# Seeking info - Billy Goat Vacuum



## Ecks from Tex (Apr 26, 2018)

Who all has one of these? I've been kicking it around but have questions:


how well does it pick up yard debris other than leaves like acorns, mulch runoff, or even tiny twigs?


how well does the 2 inch chipper work on the unit for those that have one with it?


how much better is its leave vacuum than one on a handheld blower such as Stihl/Echo?


how well does the hose attachment work in landscape beds, etc.?


----------



## Ware (Jan 28, 2017)

I'm not sure it was a Billy Goat, but @DJLCN has/had a lawn vac.


----------



## Ecks from Tex (Apr 26, 2018)

Ware said:


> I'm not sure it was a Billy Goat, but @DJLCN has/had a lawn vac.


Thanks Waredog


----------



## high leverage (Jun 11, 2017)

Ecks from Tex said:


> Who all has one of these? I've been kicking it around but have questions:
> 
> 
> how well does it pick up yard debris other than leaves like acorns, mulch runoff, or even tiny twigs?
> ...


I rented one last year before purchasing a real debris loader https://www.littlewonder.com/product/18hp-monster-truckloader/. Wanted to see if it was a viable for commercial use on small properties.

Complete disappointment. Struggles with anything other than leaves. It wouldn't touch acorns. But nothing really works on acorns other than a top tier backpack blower. Don't waste your money.


----------



## DJLCN (Jul 11, 2017)

@Ecks from Tex What I had was the Little Wonder HPV. I did not have the hose extension kit for cleaning out beds and it does not have a chipper on it.

https://www.littlewonder.com/product/pro-vac/







What @high leverage stated about his loader was about the same experience I had with the HPV. It worked awesome on leaves and ok on sweet gum balls and larger chunks of mulch but would not touch an acorn or small sticks/twigs in the lawn. It did a fair job on lawn clippings but would tend to seal off on the ground due to the head having too much flex thus losing suction.
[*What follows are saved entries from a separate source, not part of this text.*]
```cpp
struct StepArgs {
    int B, n, mode, max_iters, fast_mode;
    double* x;
    double* match_pose;
    const unsigned char* has_match;
    const double* prior_X; const double* prior_J; const int* has_prior;
    WsView w;
    int only_slow;
    int use_active;
};
struct ExportArgs {
    int B, n, mode, fast_mode, buf;
    const double* x; const double* prior_X; const double* prior_J; const int* has_prior;
    WsView w;
    double* H; double* g; double* cost;
};
struct MargArgs {
    int B, n;
    const double* x; double* prior_X; double* prior_J; double* prior_R; int* has_prior;
    WsView w;
    double* sqrt_H; double* Delta_H; double* Delta_g; int* status;
    double* out_X; double* out_J; double* out_R; int* out_has;
    const LmState* gate;
    int use_cur;
};
constexpr int LIW_RESULT_HDR = 8;
struct PackArgs {
    int n, mode;
    const LmState* lm; liw_summary* info; const double* x; double* match_pose; const unsigned char* has_match;
    const double* marg; const int* marg_status;
    double* out;
    int seq;
};
void launch_linearize(const LinArgs& A, const DevParams& P, hipStream_t s, const LinFork* fk, bool defer_join = false);
void launch_linearize_join(hipStream_t s, const LinFork* fk);
void launch_exchange_pack(int B, int n, bool both, int compact, const double* PL0, const double* PL1, int candidate, const LmState* lm, double* buf, hipStream_t s);
void launch_exchange_unpack(int B, int n, bool both, int compact, int world, size_t stride, const double* buf, double* PL0, double* PL1, double* CS0, double* CS1, int candidate, const LmState* lm, hipStream_t s, bool sysload = false);
constexpr int P2P_MAX = 16;
struct P2pPeers { double* area[P2P_MAX]; unsigned long long* flags[P2P_MAX]; };
void launch_p2p_exchange(size_t nd, const double* buf, const P2pPeers& peers, int rank, int world, unsigned long long epoch, int* err, hipStream_t s);
void launch_group_offsets(int B, int n, const int* laser_off, const int* laser_frame, int* group_off, hipStream_t s);
void launch_laser_z_scan(long Ltot, const double* laser_pts, int* flag, hipStream_t s);
__host__ __device__ inline int laser_slab_count(int B) { return (B + 63) / 64; }
void launch_laser_slab_prepare(int B, int n, const int* group_off, int* perm, int* mx, long long* off, const int* hz, hipStream_t s);
constexpr int LASER_SLAB_ROWD = 8 * 64;
void launch_laser_slab_pack(int B, int n, long Ltot, const int* group_off, const int* perm, const double* pts, const long long* off, const int* mx, double* pk, hipStream_t s);
void launch_lin_laser_slab(const LinArgs& A, const DevParams& P, hipStream_t s);
void launch_imu_pack(int B, int n, const double* imu_X, const double* imu_J, const double* imu_sqrtP, const double* imu_Dt, double* pk, int* bad, hipStream_t s);
void launch_pack_result(const PackArgs& a, hipStream_t s);
void launch_lm_begin(int B, int n, LmState* lm, int max_iters, hipStream_t s);
void launch_lm_step(const StepArgs& a, hipStream_t s);
void launch_lm_step_quad(const StepArgs& a, hipStream_t s);
bool lm_step_quad_fits(const StepArgs& a);
size_t compact_list_bytes_host(int B);
bool lin_builds_active_list(int B, int eval_small);
void launch_lm_finish(const StepArgs& a, hipStream_t s);
void launch_export_dense(const ExportArgs& a, hipStream_t s);
void launch_laser_expand(int B, int n, bool both, int compact, const double* PL, double* out, hipStream_t s);
void launch_marg_schur(const MargArgs& a, hipStream_t s);

struct PreintNoise { double q_na[3], q_nw[3], q_nba[3], q_nbw[3], wheel_cov[3]; };
void launch_preint_imu(int M, const int* sample_off, const double* samples, const double* t_start, const double* t_end, const double* bias6,
                       const PreintNoise& N, double* X, double* J, double* Pscratch, double* sqrtP, double* Dt, hipStream_t s);
void launch_preint_wheel(int M, const int* sample_off, const double* samples, const double* t_start, const double* t_end,
                         const PreintNoise& N, double* T12, double* sq9, double* Dt, hipStream_t s);

}
```

### include/liw_window.h

```cpp
#ifndef LIW_WINDOW_H
#define LIW_WINDOW_H
#include <stddef.h>
#include <stdint.h>

#ifdef __cplusplus
extern "C" {
#endif

#define LIW_OK 0
#define LIW_EINVAL (-22)
#define LIW_ENOMEM (-12)
#define LIW_ENODEV (-19)
#define LIW_EHIP (-5)
#define LIW_ESTATE (-1)

enum { LIW_MODE_INIT = 0, LIW_MODE_TRACK = 1, LIW_MODE_MARG = 2 };

typedef struct liw_params {
    double T_imu_to_wheel[16];
    double T_imu_to_laser[16];
    double g;
    double line_to_line_sigma;
    double manifold_p_sigma, manifold_q_sigma;
    double imu_noise_acc_sigma[3], imu_bias_acc_sigma[3], imu_noise_gyro_sigma[3], imu_bias_gyro_sigma[3];
    double wheel_sigma[3];
    int fast_mode;
    int normalize_extrinsics;
    int device;
} liw_params;

typedef struct liw_window {
    int n;
    int L;
    double* states;
    const int* laser_frame;
    const double* laser_pts;
    double* match_pose;
    const unsigned char* has_match;
    const double* imu_X;
    const double* imu_J;
    const double* imu_sqrtP;
    const double* imu_Dt;
    const double* wheel_T;
    const double* wheel_sqrtP;
    const double* wheel_Dt;
} liw_window;

typedef struct liw_summary {
    int iterations;
    int successful_steps;
    int termination;
    double initial_cost, final_cost;
} liw_summary;

typedef struct liw_ctx liw_ctx;

liw_ctx* liw_create(const liw_params* prm);
void liw_destroy(liw_ctx* ctx);
const char* liw_last_error(const liw_ctx* ctx);
int liw_get_extrinsics(const liw_ctx* ctx, double* T_imu_to_wheel16, double* T_imu_to_laser16);

int liw_set_window(liw_ctx* ctx, const liw_window* w);
int liw_clear_window(liw_ctx* ctx);
int liw_solve(liw_ctx* ctx, int mode, int max_iters, liw_summary* summary);
int liw_get_history(liw_ctx* ctx, double* x, int max_records);
int liw_linearize(liw_ctx* ctx, int mode, double* H, double* g, double* cost);
int liw_eval_factors(liw_ctx* ctx, int mode, double* laser_res, double* laser_jac, double* imu_res, double* imu_jac,
                     double* wheel_res, double* wheel_jac, double* ground_res, double* ground_jac);
int liw_marginalize(liw_ctx* ctx, double* sqrt_H36, double* Delta_H225, double* Delta_g15);
int liw_get_prior(liw_ctx* ctx, double* X15, double* J225, double* R15);
int liw_set_prior(liw_ctx* ctx, int has_prior, const double* X15, const double* J225, const double* R15);

typedef struct liw_batch {
    int B;
    int n;
    int Ltot;
    double* x;
    const int* laser_off;
    const int* laser_frame;
    const double* laser_pts;
    double* match_pose;
    const unsigned char* has_match;
    const double* imu_X;
    const double* imu_J;
    const double* imu_sqrtP;
    const double* imu_Dt;
    const double* wheel_T;
    const double* wheel_sqrtP;
    double* prior_X;
    double* prior_J;
    double* prior_R;
    int* has_prior;
    int eval_small;
    int history_records;
} liw_batch;

typedef struct liw_ws_layout {
    size_t bytes;
    size_t laser_partial_off[2];
    size_t laser_partial_bytes;
    size_t info_off;
    size_t history_off;
    int laser_partial_stride;
} liw_ws_layout;
#define LIW_LASER_PARTIAL 128
#define LIW_LASER_PARTIAL_COMPACT 48
int liw_batch_ws_layout(int B, int n, int history_records, liw_ws_layout* out);

int liw_batch_set_max_iters(liw_ctx* ctx, int mode, int max_iters);
int liw_batch_linearize(liw_ctx* ctx, const liw_batch* b, int mode, void* ws, void* stream);
int liw_batch_time_kernels(liw_ctx* ctx, const liw_batch* b, int mode, void* ws, void* stream, int reps, double* out_ms);
int liw_batch_lm_begin(liw_ctx* ctx, const liw_batch* b, int mode, int max_iters, void* ws, void* stream);
int liw_batch_launch_paths(liw_ctx* ctx, const liw_batch* b, const void* ws, int* flags);
int liw_batch_packed_rows(liw_ctx* ctx, const liw_batch* b, const void* ws, long long* rows, long long* blocks);
int liw_batch_lm_linearize(liw_ctx* ctx, const liw_batch* b, int mode, int candidate, void* ws, void* stream);
int liw_batch_laser_records(liw_ctx* ctx, const liw_batch* b, int mode, int buffer, void* ws, double* out, void* stream);
int liw_batch_lm_step(liw_ctx* ctx, const liw_batch* b, int mode, void* ws, void* stream);
int liw_batch_lm_finish(liw_ctx* ctx, const liw_batch* b, int mode, void* ws, void* stream);
int liw_batch_lm_linearize_async(liw_ctx* ctx, const liw_batch* b, int mode, int candidate, void* ws, void* stream);
int liw_batch_lm_join(liw_ctx* ctx, void* stream);
typedef int (*liw_exchange_fn)(void* user, double* buf, double* all, size_t doubles, void* stream);
int liw_batch_solve_sharded(liw_ctx* ctx, const liw_batch* b, int mode, int max_iters, void* ws, void* stream,
                            double* xbuf, double* xall, int world, liw_exchange_fn exchange, void* user);
size_t liw_batch_p2p_area_doubles(int B, int n, int mode, int world);
int liw_batch_p2p_setup(liw_ctx* ctx, int rank, int world, double* const* areas, unsigned long long* const* flags);
int liw_batch_p2p_status(liw_ctx* ctx, int* timed_out_rank_plus_1);
int liw_batch_exchange_timing(liw_ctx* ctx, int enable, double* avg_ms, int* count);
int liw_batch_exchange_doubles(int B, int n, int mode);
int liw_batch_exchange_pack(liw_ctx* ctx, const liw_batch* b, int mode, int candidate, void* ws, double* buf, void* stream);
int liw_batch_exchange_unpack(liw_ctx* ctx, const liw_batch* b, int mode, int candidate, void* ws, const double* buf, int copies, void* stream);
int liw_batch_solve(liw_ctx* ctx, const liw_batch* b, int mode, int max_iters, void* ws, void* stream, int use_graph);
int liw_batch_marg_linearize(liw_ctx* ctx, const liw_batch* b, void* ws, void* stream);
int liw_batch_marg_schur(liw_ctx* ctx, const liw_batch* b, void* ws, double* sqrt_H, double* Delta_H, double* Delta_g, void* stream);
int liw_batch_export_dense(liw_ctx* ctx, const liw_batch* b, int mode, int buf, void* ws, double* H, double* g, double* cost, void* stream);
int liw_set_timing(liw_ctx* ctx, int enable);
int liw_get_timing(liw_ctx* ctx, double* linearize_ms_avg, int* linearize_launches, double* step_ms_avg, int* step_launches);

int liw_batch_imu_preint(liw_ctx* ctx, int M, const int* sample_off, const double* samples, const double* t_start, const double* t_end,
                         const double* bias6, double* X, double* J, double* P_scratch, double* sqrt_inverse_P, double* Dt, void* stream);
int liw_batch_wheel_preint(liw_ctx* ctx, int M, const int* sample_off, const double* samples, const double* t_start, const double* t_end,
                           double* delta_Tij, double* sqrt_inverse_P, double* Dt, void* stream);

typedef struct liw_imu_preint liw_imu_preint;
liw_imu_preint* liw_imu_preint_create(const liw_params* prm);
void liw_imu_preint_destroy(liw_imu_preint* p);
void liw_imu_preint_reset(liw_imu_preint* p, double time, const double* acc_bias3, const double* gyr_bias3);
int liw_imu_preint_add(liw_imu_preint* p, double time_stamp, const double* acc3, const double* gyro3);
void liw_imu_preint_update_only_t(liw_imu_preint* p, double time);
double liw_imu_preint_Dt(const liw_imu_preint* p);
void liw_imu_preint_result(const liw_imu_preint* p, double* X15, double* J225, double* sqrt_inverse_P225, double* Dt);

typedef struct liw_wheel_preint liw_wheel_preint;
liw_wheel_preint* liw_wheel_preint_create(const liw_params* prm);
void liw_wheel_preint_destroy(liw_wheel_preint* p);
void liw_wheel_preint_reset(liw_wheel_preint* p, double time);
int liw_wheel_preint_add(liw_wheel_preint* p, double time_stamp, const double* pose_R9, const double* pose_t3);
void liw_wheel_preint_update_only_t(liw_wheel_preint* p, double time);
void liw_wheel_preint_result(const liw_wheel_preint* p, double* T12, double* sqrt_inverse_P9, double* Dt);

#ifdef __cplusplus
}
#endif
#endif
```

Baseline: 141,100 solves/s.

## Repack laser slabs to only live windows during LM early-exit

When the LM loop's periodic active-window check shows that fewer windows remain unconverged, the laser slab layout is rebuilt over only the live windows. The linearize kernel then launches over fewer slabs, which avoids launching blocks for converged windows. A cost model decides whether a repack pays off, weighing the slab launches saved over the remaining iterations against the repack cost. The repack adds host syncs and extra prepare and pack kernels, plus a stats API, and clamps per-slab counts to the packed max.

```diff
diff --git a/2dliw-slam_amd/__init__.py b/2dliw-slam_amd/__init__.py
--- a/2dliw-slam_amd/__init__.py
+++ b/2dliw-slam_amd/__init__.py
@@ -59,7 +59,7 @@
 EXPORTS = [
     "liw_create", "liw_destroy", "liw_last_error", "liw_get_extrinsics", "liw_set_window", "liw_clear_window", "liw_solve", "liw_get_history",
     "liw_linearize", "liw_eval_factors", "liw_marginalize", "liw_get_prior", "liw_set_prior", "liw_batch_ws_layout",
-    "liw_batch_set_max_iters", "liw_batch_launch_paths", "liw_batch_packed_rows", "liw_batch_linearize", "liw_batch_time_kernels", "liw_batch_lm_begin", "liw_batch_lm_linearize", "liw_batch_laser_records", "liw_batch_lm_step",
+    "liw_batch_set_max_iters", "liw_batch_launch_paths", "liw_batch_packed_rows", "liw_batch_repack_stats", "liw_batch_linearize", "liw_batch_time_kernels", "liw_batch_lm_begin", "liw_batch_lm_linearize", "liw_batch_laser_records", "liw_batch_lm_step",
     "liw_batch_lm_finish", "liw_batch_lm_linearize_async", "liw_batch_lm_join", "liw_batch_exchange_doubles", "liw_batch_exchange_pack",
     "liw_batch_exchange_unpack", "liw_batch_solve_sharded", "liw_batch_exchange_timing", "liw_batch_p2p_area_doubles", "liw_batch_p2p_setup", "liw_batch_p2p_status", "liw_batch_solve", "liw_batch_marg_linearize", "liw_batch_marg_schur", "liw_batch_export_dense",
     "liw_set_timing", "liw_get_timing", "liw_batch_imu_preint", "liw_batch_wheel_preint", "liw_imu_preint_create", "liw_imu_preint_destroy", "liw_imu_preint_reset",
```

I found that while maintaining a HOC at 1/2" that a blower did a better job thus I went back to using my BR700 and BG55 w/ vacuum kit.

https://m.stihlusa.com/products/blowers-and-shredder-vacs/blower-accessories/vacuumkit/


----------



## gene_stl (Oct 29, 2017)

> Who all has one of these? I've been kicking it around but have questions:
> 
> how well does it pick up yard debris other than leaves like acorns, mulch runoff, or even tiny twigs?
> how well does the 2 inch chipper work on the unit for those that have one with it?
> ...


We are talking about three different maschines here.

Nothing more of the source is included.